Stored items:
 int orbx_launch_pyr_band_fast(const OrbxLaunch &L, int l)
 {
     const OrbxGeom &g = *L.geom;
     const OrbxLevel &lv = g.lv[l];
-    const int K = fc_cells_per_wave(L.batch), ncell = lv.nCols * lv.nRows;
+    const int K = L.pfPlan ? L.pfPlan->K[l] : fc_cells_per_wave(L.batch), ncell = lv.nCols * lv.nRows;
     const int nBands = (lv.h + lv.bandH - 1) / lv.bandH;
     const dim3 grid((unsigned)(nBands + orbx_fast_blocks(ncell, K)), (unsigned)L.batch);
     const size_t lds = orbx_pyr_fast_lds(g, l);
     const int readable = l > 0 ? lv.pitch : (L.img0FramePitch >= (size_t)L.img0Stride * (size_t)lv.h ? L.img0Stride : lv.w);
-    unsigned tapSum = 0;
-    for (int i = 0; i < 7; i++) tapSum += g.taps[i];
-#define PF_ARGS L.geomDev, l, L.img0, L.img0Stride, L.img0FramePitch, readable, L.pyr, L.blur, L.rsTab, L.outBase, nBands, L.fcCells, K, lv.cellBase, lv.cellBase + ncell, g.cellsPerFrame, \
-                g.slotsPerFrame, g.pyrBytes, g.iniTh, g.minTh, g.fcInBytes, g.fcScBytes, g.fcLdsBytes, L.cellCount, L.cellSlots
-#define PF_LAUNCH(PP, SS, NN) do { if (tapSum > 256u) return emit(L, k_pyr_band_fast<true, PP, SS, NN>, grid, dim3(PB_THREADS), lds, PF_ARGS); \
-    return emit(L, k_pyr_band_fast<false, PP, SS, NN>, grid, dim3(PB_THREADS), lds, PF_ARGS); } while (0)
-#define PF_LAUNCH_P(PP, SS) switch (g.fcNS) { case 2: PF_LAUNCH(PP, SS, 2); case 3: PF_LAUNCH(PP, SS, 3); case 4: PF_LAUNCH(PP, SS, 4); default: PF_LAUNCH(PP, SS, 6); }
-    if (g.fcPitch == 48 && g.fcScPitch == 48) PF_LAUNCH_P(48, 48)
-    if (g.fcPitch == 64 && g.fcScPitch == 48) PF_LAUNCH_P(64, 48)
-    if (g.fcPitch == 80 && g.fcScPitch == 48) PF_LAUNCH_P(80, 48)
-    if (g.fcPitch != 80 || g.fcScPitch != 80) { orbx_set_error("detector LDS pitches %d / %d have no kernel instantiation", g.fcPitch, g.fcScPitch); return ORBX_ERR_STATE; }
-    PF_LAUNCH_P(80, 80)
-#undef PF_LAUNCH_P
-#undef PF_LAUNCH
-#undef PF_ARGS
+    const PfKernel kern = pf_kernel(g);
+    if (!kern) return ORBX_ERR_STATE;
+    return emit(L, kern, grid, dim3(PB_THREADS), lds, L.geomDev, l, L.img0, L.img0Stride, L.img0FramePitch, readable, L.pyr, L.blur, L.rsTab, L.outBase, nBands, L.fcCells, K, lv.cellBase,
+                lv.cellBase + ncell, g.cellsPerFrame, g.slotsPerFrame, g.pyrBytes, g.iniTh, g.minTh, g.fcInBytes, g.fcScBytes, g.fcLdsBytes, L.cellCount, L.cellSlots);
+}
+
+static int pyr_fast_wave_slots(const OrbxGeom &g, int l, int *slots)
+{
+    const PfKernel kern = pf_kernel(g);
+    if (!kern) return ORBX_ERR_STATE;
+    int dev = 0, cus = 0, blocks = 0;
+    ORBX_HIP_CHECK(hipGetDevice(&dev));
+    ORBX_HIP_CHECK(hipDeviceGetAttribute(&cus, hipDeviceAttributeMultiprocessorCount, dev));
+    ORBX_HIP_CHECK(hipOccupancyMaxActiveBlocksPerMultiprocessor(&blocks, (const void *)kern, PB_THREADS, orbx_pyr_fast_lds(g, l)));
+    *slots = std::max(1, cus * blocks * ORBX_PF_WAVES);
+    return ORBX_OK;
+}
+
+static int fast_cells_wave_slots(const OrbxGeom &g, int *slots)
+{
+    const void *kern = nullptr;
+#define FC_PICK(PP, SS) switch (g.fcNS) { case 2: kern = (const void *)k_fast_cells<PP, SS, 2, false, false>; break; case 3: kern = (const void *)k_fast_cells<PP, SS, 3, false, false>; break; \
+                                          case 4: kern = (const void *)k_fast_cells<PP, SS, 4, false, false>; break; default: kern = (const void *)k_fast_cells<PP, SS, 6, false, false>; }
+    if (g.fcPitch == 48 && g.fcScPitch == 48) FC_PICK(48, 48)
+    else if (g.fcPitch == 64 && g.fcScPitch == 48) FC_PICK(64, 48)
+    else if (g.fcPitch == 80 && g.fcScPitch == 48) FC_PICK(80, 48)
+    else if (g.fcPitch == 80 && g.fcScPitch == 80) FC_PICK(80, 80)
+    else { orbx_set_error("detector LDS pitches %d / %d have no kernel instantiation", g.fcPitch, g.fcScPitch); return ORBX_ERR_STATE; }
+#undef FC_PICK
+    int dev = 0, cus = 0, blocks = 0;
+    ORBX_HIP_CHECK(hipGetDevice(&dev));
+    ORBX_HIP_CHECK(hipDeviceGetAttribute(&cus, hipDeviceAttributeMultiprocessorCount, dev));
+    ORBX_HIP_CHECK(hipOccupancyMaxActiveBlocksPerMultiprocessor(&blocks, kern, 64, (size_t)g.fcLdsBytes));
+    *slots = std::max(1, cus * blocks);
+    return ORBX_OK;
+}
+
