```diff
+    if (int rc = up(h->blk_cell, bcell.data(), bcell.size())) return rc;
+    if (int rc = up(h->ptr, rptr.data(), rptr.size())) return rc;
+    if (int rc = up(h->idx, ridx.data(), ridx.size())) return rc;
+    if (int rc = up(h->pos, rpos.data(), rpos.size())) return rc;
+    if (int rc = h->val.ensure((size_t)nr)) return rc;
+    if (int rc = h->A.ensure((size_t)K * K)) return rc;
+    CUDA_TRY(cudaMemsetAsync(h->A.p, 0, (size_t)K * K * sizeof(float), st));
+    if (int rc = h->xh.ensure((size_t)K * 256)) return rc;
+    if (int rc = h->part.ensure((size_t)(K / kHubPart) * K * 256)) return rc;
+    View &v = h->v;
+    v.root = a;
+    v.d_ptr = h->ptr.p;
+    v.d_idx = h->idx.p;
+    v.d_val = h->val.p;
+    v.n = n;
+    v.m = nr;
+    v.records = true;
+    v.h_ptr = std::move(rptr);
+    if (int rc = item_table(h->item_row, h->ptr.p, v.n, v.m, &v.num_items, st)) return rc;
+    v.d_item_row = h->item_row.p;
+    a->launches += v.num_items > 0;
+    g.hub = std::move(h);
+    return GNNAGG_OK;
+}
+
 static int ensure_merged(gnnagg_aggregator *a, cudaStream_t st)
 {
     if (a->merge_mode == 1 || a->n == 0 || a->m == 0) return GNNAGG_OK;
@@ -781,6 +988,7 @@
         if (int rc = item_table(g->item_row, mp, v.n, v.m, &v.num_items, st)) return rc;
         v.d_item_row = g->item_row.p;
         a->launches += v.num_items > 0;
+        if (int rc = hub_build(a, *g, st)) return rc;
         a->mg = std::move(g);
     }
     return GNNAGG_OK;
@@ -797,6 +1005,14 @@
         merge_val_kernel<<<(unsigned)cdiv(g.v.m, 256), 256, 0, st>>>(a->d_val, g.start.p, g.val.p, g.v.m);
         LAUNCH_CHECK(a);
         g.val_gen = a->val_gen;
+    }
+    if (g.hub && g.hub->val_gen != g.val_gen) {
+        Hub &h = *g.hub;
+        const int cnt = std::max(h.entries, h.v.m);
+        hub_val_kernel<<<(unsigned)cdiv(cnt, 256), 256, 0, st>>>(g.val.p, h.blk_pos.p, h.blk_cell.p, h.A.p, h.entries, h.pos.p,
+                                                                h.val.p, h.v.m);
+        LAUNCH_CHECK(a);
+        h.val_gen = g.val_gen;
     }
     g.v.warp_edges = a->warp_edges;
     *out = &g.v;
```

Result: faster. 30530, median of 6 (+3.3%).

Aim of the exercise: Whenever a line above has the word "fcInBytes" in it, copy that line.

Answer box:
-                g.slotsPerFrame, g.pyrBytes, g.iniTh, g.minTh, g.fcInBytes, g.fcScBytes, g.fcLdsBytes, L.cellCount, L.cellSlots
+                lv.cellBase + ncell, g.cellsPerFrame, g.slotsPerFrame, g.pyrBytes, g.iniTh, g.minTh, g.fcInBytes, g.fcScBytes, g.fcLdsBytes, L.cellCount, L.cellSlots);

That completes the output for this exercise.